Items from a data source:

#define XHALO 56
#define XROWS (BM + XHALO)
template <int NI, bool WS, bool XS = false, int MJ = 4, bool FUSE = false>
__global__ __launch_bounds__(256, 2) void conv_pair_kernel(ConvPArgs a) {
  constexpr int BN_ = 32 * NI;
  constexpr int BMT = 32 * MJ;
  constexpr int XROWS_T = BMT + XHALO;
  constexpr int NXB = MJ == 4 ? 2 : 1;
  static_assert(MJ == 4 || MJ == 8, "128 or 256 rows");
  constexpr int WSTR = (BN_ + 3 + 15) / 16 * 16, XSTR = (XROWS_T + 3 + 15) / 16 * 16;
  constexpr int WS_ELEMS = 2 * (BK / 4) * WSTR, XS_ELEMS = NXB * (BK / 4) * XSTR;
  constexpr int SP = BN_ + 4;
  static_assert((WS_ELEMS + XS_ELEMS) * 16 >= BM * SP * 4, "the output tile must fit in the main loop's LDS");
  static_assert(!FUSE || (NI == 3 && MJ == 8), "the fused residual unit: all 96 channels in one 256-row workgroup");
  constexpr int W1STR = 112, YSTR = 80;
  constexpr int W1_ELEMS = FUSE ? 3 * (BK / 4) * W1STR : 0, Y_ELEMS = FUSE ? 3 * (BK / 4) * YSTR : 0;
  static_assert(!FUSE || Y_ELEMS * 16 >= 64 * SP * 4, "the 64-row output tile is staged over the activated tile");
  constexpr int SMEM_ELEMS = (WS_ELEMS + XS_ELEMS) > (W1_ELEMS + Y_ELEMS) ? (WS_ELEMS + XS_ELEMS) : (W1_ELEMS + Y_ELEMS);
  constexpr int TAB_ELEMS = FUSE ? 2 * BN_ / 4 : 0;
  __shared__ u32x4 smem[SMEM_ELEMS + TAB_ELEMS];
  auto coff = [](int kq) { return (kq & 1) + ((kq >> 2) << 1); };
  auto Ws = [&](int buf, int kq, int row) -> u32x4& { return smem[(buf * (BK / 4) + kq) * WSTR + row + coff(kq)]; };
  auto Xs = [&](int buf, int kq, int row) -> u32x4& { return smem[WS_ELEMS + (buf * (BK / 4) + kq) * XSTR + row + coff(kq)]; };
  const int tid = threadIdx.x, lane = tid & 63, wv = tid >> 6;
  const int wn = wv & 1, wm = wv >> 1;
  const int j0 = blockIdx.x * BMT;
  const int n0 = blockIdx.y * BN_;
  const int phases = a.ostride;
  const int b = blockIdx.z / phases, ph = blockIdx.z % phases;
  const int cq = a.Cin / 4;
  const u32x4* in = reinterpret_cast<const u32x4*>(a.in) + (size_t)b * a.Lin * cq;
  const u32x4* wbase = reinterpret_cast<const u32x4*>(a.w) + (size_t)ph * a.NT * a.Cout * cq;
  const int kc = a.Cin / BK;
  const int NT = a.NT;
  const int nk = NT * kc;
  const int span = (NT - 1) * (a.off_step < 0 ? -a.off_step : a.off_step);
  const int lo_off = a.off_base + (a.off_step < 0 ? (NT - 1) * a.off_step : 0);
  const int xrows = BMT + span;
  constexpr int XL = (XROWS_T * (BK / 4) + 255) / 256;

  u32x4 wreg[NI], xreg[XL];
  auto load_w = [&](int kt) {
    const int c = kt / NT, t = kt - c * NT;
    const u32x4* wt = wbase + (size_t)t * a.Cout * cq;
    const int q0 = c * (BK / 4);
#pragma unroll
    for (int i = 0; i < NI; ++i) {
      const int qd = tid + 256 * i, row = qd >> 3, kq = qd & 7;
      wreg[i] = wt[(size_t)(n0 + row) * cq + q0 + kq];
    }
  };
  auto store_w = [&](int buf) {
#pragma unroll
    for (int i = 0; i < NI; ++i) { const int qd = tid + 256 * i; Ws(buf, qd & 7, qd >> 3) = wreg[i]; }
  };
  auto load_x = [&](int c) {
    const int q0 = c * (BK / 4);
#pragma unroll
    for (int i = 0; i < XL; ++i) {
      const int qd = tid + 256 * i, row = qd >> 3, kq = qd & 7;
      const int jr = j0 + lo_off + row;
      xreg[i] = (row < xrows && jr >= 0 && jr < a.Lin) ? in[(size_t)jr * cq + q0 + kq] : u32x4{0u, 0u, 0u, 0u};
    }
  };
  auto store_x = [&](int buf) {
#pragma unroll
    for (int i = 0; i < XL; ++i) {
      const int qd = tid + 256 * i;
      if ((qd >> 3) < XROWS_T) Xs(buf, qd & 7, qd >> 3) = xreg[i];
    }
  };

  f32x4 acc[NI][MJ];
#pragma unroll
  for (int i = 0; i < NI; ++i)
#pragma unroll
    for (int j = 0; j < MJ; ++j) acc[i][j] = f32x4{0.f, 0.f, 0.f, 0.f};

  VA_STAMP_DECL(stamps);
  VA_STAMP(stamps, 0);
  load_w(0);
  load_x(0);
  store_w(0);
  store_x(0);
  if constexpr (FUSE) {
    if (tid < BN_) {
      float* tab = reinterpret_cast<float*>(smem + SMEM_ELEMS);
      const float al = a.alpha_mid[tid];
      tab[tid] = al;
      tab[BN_ + tid] = 1.0f / (al + 1e-9f);
    }
  }
  __syncthreads();
  VA_STAMP(stamps, 1);
  const int g = lane >> 4, r16 = lane & 15;
  int kt = 0;
  for (int c = 0; c < kc; ++c) {
    const int xb = NXB == 2 ? (c & 1) : 0;
    for (int t = 0; t < NT; ++t, ++kt) {
      const int buf = kt & 1;
      if (kt + 1 < nk) load_w(kt + 1);
      if (t == (NXB == 2 ? 0 : NT - 1) && c + 1 < kc) load_x(c + 1);
      const int shift = a.off_base + t * a.off_step - lo_off;
      f16x8 wh[NI], wl[NI];
#pragma unroll
      for (int i = 0; i < NI; ++i) {
        wh[i] = __builtin_bit_cast(f16x8, Ws(buf, 2 * g, wn * (NI * 16) + i * 16 + r16));
        if constexpr (!WS && !XS) wl[i] = __builtin_bit_cast(f16x8, Ws(buf, 2 * g + 1, wn * (NI * 16) + i * 16 + r16));
      }
      constexpr int JG = MJ == 4 ? 4 : 2;
#pragma unroll
      for (int jh = 0; jh < MJ; jh += JG) {
        f16x8 xh[JG], xl[JG];
#pragma unroll
        for (int j = 0; j < JG; ++j) {
          xh[j] = __builtin_bit_cast(f16x8, Xs(xb, 2 * g, shift + wm * (16 * MJ) + (jh + j) * 16 + r16));
          if constexpr (!XS) xl[j] = __builtin_bit_cast(f16x8, Xs(xb, 2 * g + 1, shift + wm * (16 * MJ) + (jh + j) * 16 + r16));
        }
#pragma unroll
        for (int i = 0; i < NI; ++i)
#pragma unroll
          for (int j = 0; j < JG; ++j) {
            if constexpr (!WS && !XS) acc[i][jh + j] = __builtin_amdgcn_mfma_f32_16x16x32_f16(wl[i], xh[j], acc[i][jh + j], 0, 0, 0);
            if constexpr (!XS) acc[i][jh + j] = __builtin_amdgcn_mfma_f32_16x16x32_f16(wh[i], xl[j], acc[i][jh + j], 0, 0, 0);
            acc[i][jh + j] = __builtin_amdgcn_mfma_f32_16x16x32_f16(wh[i], xh[j], acc[i][jh + j], 0, 0, 0);
          }
      }
      if (kt + 1 < nk) store_w(buf ^ 1);
      if (t == NT - 1 && c + 1 < kc) {
        if constexpr (NXB == 1) __syncthreads();
        store_x(NXB == 2 ? (xb ^ 1) : 0);
      }
      __syncthreads();
    }
  }

  VA_STAMP(stamps, 2);
  if constexpr (FUSE) {
    u32x4* W1 = smem;
    u32x4* Yi = smem + W1_ELEMS;
    auto W1s = [&](int c2, int kq, int row) -> u32x4& { return W1[(c2 * (BK / 4) + kq) * W1STR + row + coff(kq)]; };
    auto Ys = [&](int c2, int kq, int row) -> u32x4& { return Yi[(c2 * (BK / 4) + kq) * YSTR + row + coff(kq)]; };
    u32x4 w1reg[9];
#pragma unroll
    for (int i = 0; i < 9; ++i) w1reg[i] = reinterpret_cast<const u32x4*>(a.w2)[tid + 256 * i];
    float* stage = reinterpret_cast<float*>(Yi);
    const float* tab = reinterpret_cast<const float*>(smem + SMEM_ELEMS);
    typedef _Float16 f16x4 __attribute__((ext_vector_type(4)));
    auto pass = [&](auto pc) {
      constexpr int p = decltype(pc)::value;
      if (p > 0) __syncthreads();
      if (wm == (p >> 1)) {
#pragma unroll
        for (int jj = 0; jj < 4; ++jj)
#pragma unroll
          for (int i = 0; i < NI; ++i) {
            const int col = wn * (NI * 16) + i * 16 + 4 * g;
            const f32x4 v = acc[i][4 * (p & 1) + jj] + *reinterpret_cast<const f32x4*>(a.bias + col);
            const f32x4 al = *reinterpret_cast<const f32x4*>(tab + col), iv = *reinterpret_cast<const f32x4*>(tab + BN_ + col);
            f16x4 h4, l4;
#pragma unroll
            for (int e = 0; e < 4; ++e) {
              const float sv = snake_fi(v[e], al[e], iv[e]);
              h4[e] = (_Float16)sv;
              l4[e] = (_Float16)(sv - (float)h4[e]);
            }
            const int c2 = col >> 5, o = (col & 31) >> 3, half = (col & 7) >> 2, row = jj * 16 + r16;
            reinterpret_cast<f16x4*>(&Ys(c2, 2 * o, row))[half] = h4;
            reinterpret_cast<f16x4*>(&Ys(c2, 2 * o + 1, row))[half] = l4;
          }
      }
      if (p == 0) {
#pragma unroll
        for (int i = 0; i < 9; ++i) {
          const int qd = tid + 256 * i, n = qd / 24, q = qd - n * 24;
          W1s(q >> 3, q & 7, n) = w1reg[i];
        }
      }
      __syncthreads();
      if (p == 0) VA_STAMP(stamps, 3);
      f32x4 acc2[NI][2];
#pragma unroll
      for (int i = 0; i < NI; ++i)
#pragma unroll
        for (int j = 0; j < 2; ++j) acc2[i][j] = f32x4{0.f, 0.f, 0.f, 0.f};
#pragma unroll
      for (int c2 = 0; c2 < 3; ++c2) {
        f16x8 wh[NI], wl[NI], xh[2], xl[2];
#pragma unroll
        for (int i = 0; i < NI; ++i) {
          wh[i] = __builtin_bit_cast(f16x8, W1s(c2, 2 * g, wn * (NI * 16) + i * 16 + r16));
          if constexpr (!WS && !XS) wl[i] = __builtin_bit_cast(f16x8, W1s(c2, 2 * g + 1, wn * (NI * 16) + i * 16 + r16));
        }
#pragma unroll
        for (int j = 0; j < 2; ++j) {
          xh[j] = __builtin_bit_cast(f16x8, Ys(c2, 2 * g, (wm * 2 + j) * 16 + r16));
          if constexpr (!XS) xl[j] = __builtin_bit_cast(f16x8, Ys(c2, 2 * g + 1, (wm * 2 + j) * 16 + r16));
        }
#pragma unroll
        for (int i = 0; i < NI; ++i)
#pragma unroll
          for (int j = 0; j < 2; ++j) {
            if constexpr (!WS && !XS) acc2[i][j] = __builtin_amdgcn_mfma_f32_16x16x32_f16(wl[i], xh[j], acc2[i][j], 0, 0, 0);
            if constexpr (!XS) acc2[i][j] = __builtin_amdgcn_mfma_f32_16x16x32_f16(wh[i], xl[j], acc2[i][j], 0, 0, 0);
            acc2[i][j] = __builtin_amdgcn_mfma_f32_16x16x32_f16(wh[i], xh[j], acc2[i][j], 0, 0, 0);
          }
      }
      __syncthreads();
      if (p == 0) VA_STAMP(stamps, 4);
#pragma unroll
      for (int i = 0; i < NI; ++i)
#pragma unroll
        for (int j = 0; j < 2; ++j) {
          const int row = (wm * 2 + j) * 16 + r16, col = wn * (NI * 16) + i * 16 + 4 * g;
          *reinterpret_cast<f32x4*>(stage + row * SP + col) = acc2[i][j] + *reinterpret_cast<const f32x4*>(a.bias2 + col);
        }
      __syncthreads();
// ... 484 lines not shown
  d += __shfl_xor(d, 1, 64);
  d += __shfl_xor(d, 2, 64);
  d += __shfl_xor(d, 4, 64);
  if (sub == 0 && l < L) wav[(size_t)b * L + l] = tanhf(d + bias[0]);
}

WHAT IS REQUIRED:
Only one stretch of the data above is needed. Restate it word for word, from the line containing "int kt = 0;" through the line containing "xh[j] = __builtin_bit_cast(f16x8, Xs(xb, 2", both ends included.

ANSWER TO THE EXERCISE:
  int kt = 0;
  for (int c = 0; c < kc; ++c) {
    const int xb = NXB == 2 ? (c & 1) : 0;
    for (int t = 0; t < NT; ++t, ++kt) {
      const int buf = kt & 1;
      if (kt + 1 < nk) load_w(kt + 1);
      if (t == (NXB == 2 ? 0 : NT - 1) && c + 1 < kc) load_x(c + 1);
      const int shift = a.off_base + t * a.off_step - lo_off;
      f16x8 wh[NI], wl[NI];
#pragma unroll
      for (int i = 0; i < NI; ++i) {
        wh[i] = __builtin_bit_cast(f16x8, Ws(buf, 2 * g, wn * (NI * 16) + i * 16 + r16));
        if constexpr (!WS && !XS) wl[i] = __builtin_bit_cast(f16x8, Ws(buf, 2 * g + 1, wn * (NI * 16) + i * 16 + r16));
      }
      constexpr int JG = MJ == 4 ? 4 : 2;
#pragma unroll
      for (int jh = 0; jh < MJ; jh += JG) {
        f16x8 xh[JG], xl[JG];
#pragma unroll
        for (int j = 0; j < JG; ++j) {
          xh[j] = __builtin_bit_cast(f16x8, Xs(xb, 2 * g, shift + wm * (16 * MJ) + (jh + j) * 16 + r16));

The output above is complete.